WORKING DATA below:
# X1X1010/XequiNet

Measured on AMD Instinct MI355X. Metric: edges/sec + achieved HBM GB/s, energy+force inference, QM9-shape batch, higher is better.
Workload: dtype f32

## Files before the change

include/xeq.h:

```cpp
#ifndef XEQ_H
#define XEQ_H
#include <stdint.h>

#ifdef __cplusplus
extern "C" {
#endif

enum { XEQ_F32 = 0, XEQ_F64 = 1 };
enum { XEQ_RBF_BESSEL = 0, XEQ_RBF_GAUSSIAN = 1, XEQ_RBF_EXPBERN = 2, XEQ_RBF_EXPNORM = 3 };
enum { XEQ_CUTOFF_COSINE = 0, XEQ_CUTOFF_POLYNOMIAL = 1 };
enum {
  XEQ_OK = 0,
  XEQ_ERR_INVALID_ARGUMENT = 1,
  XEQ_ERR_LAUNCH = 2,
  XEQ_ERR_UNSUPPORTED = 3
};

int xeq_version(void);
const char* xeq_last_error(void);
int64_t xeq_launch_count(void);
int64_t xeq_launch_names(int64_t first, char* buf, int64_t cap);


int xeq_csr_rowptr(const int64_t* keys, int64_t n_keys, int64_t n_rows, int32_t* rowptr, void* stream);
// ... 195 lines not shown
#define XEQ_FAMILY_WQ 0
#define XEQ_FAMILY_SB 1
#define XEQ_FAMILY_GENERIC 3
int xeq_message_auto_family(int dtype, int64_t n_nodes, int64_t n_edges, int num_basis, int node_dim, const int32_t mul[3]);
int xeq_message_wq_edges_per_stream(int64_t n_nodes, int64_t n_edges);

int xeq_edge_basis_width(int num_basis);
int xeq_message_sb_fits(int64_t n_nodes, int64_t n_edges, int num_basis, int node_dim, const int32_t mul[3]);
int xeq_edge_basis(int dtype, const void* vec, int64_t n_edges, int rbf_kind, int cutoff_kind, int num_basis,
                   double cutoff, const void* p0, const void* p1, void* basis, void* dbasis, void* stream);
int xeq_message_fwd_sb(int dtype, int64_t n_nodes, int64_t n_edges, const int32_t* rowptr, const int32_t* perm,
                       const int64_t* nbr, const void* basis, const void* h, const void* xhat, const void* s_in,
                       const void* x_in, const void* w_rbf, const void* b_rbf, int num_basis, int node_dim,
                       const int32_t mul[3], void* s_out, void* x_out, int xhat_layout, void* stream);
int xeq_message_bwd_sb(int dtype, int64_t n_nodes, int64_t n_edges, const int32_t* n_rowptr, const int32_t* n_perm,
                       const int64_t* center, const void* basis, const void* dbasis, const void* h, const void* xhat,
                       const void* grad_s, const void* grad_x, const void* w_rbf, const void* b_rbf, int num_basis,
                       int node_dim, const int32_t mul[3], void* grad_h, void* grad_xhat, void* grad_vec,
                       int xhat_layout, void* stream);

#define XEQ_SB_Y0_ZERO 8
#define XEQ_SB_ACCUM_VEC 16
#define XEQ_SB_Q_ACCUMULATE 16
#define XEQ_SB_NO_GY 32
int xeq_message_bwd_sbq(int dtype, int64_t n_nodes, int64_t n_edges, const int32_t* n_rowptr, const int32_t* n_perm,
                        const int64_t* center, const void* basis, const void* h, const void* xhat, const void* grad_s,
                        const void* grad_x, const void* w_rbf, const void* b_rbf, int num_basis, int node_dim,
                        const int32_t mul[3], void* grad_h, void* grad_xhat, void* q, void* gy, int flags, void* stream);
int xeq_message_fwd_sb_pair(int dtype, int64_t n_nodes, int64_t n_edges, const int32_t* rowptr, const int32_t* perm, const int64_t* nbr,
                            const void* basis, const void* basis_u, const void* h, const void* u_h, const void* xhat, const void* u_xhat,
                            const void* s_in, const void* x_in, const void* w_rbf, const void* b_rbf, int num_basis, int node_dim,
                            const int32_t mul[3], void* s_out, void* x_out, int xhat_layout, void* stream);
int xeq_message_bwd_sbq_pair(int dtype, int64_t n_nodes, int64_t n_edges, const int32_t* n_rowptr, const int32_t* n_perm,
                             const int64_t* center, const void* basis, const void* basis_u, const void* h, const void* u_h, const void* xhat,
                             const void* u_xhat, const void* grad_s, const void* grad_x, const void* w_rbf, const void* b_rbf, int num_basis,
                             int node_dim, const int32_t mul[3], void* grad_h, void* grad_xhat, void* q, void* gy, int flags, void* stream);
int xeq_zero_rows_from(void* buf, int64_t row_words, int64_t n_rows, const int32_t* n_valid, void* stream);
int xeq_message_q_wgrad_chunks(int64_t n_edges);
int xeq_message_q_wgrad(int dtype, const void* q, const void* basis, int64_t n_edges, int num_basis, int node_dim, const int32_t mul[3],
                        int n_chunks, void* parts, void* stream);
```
End of WORKING DATA.
WORKING DATA below:
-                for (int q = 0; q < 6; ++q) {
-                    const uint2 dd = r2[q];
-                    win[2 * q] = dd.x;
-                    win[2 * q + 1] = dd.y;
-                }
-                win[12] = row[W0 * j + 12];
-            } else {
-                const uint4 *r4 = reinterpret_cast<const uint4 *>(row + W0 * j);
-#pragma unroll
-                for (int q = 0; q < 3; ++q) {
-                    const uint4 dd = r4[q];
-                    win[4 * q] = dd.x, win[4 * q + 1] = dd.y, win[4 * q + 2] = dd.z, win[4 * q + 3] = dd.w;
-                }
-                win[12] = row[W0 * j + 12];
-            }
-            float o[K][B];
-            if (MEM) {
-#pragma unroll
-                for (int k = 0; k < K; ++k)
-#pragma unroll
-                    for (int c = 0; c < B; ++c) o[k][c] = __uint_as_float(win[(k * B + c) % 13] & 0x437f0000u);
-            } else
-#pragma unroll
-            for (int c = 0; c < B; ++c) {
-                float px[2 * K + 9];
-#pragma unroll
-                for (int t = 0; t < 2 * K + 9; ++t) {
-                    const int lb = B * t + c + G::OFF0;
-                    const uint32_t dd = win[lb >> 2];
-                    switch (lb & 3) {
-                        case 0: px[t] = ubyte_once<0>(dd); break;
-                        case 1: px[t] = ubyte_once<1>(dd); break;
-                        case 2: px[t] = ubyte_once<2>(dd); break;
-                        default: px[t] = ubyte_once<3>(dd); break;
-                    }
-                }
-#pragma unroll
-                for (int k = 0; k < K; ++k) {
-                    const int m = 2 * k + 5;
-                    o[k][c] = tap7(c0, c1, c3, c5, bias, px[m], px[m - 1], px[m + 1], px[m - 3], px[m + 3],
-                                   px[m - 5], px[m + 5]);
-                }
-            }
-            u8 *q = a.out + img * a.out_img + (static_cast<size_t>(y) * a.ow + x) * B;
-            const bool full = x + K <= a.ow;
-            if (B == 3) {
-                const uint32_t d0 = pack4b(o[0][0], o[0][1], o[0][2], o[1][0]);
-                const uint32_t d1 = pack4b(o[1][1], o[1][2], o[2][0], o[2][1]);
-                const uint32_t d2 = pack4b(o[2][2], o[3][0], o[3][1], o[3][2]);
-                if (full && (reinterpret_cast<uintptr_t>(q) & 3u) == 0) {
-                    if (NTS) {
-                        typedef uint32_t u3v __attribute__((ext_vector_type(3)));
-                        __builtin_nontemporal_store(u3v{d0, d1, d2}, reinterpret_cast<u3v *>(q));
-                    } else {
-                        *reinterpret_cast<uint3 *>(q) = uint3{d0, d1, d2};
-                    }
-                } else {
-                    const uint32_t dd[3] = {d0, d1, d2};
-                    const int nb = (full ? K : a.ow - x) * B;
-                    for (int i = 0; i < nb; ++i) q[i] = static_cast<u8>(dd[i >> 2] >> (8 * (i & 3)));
End of WORKING DATA.
YOUR OBJECTIVE. Each line with the word "center" in the records above belongs in the result; copy all of them.

ANSWER BOX.
                       const int64_t* center, const void* basis, const void* dbasis, const void* h, const void* xhat,
                        const int64_t* center, const void* basis, const void* h, const void* xhat, const void* grad_s,
                             const int64_t* center, const void* basis, const void* basis_u, const void* h, const void* u_h, const void* xhat,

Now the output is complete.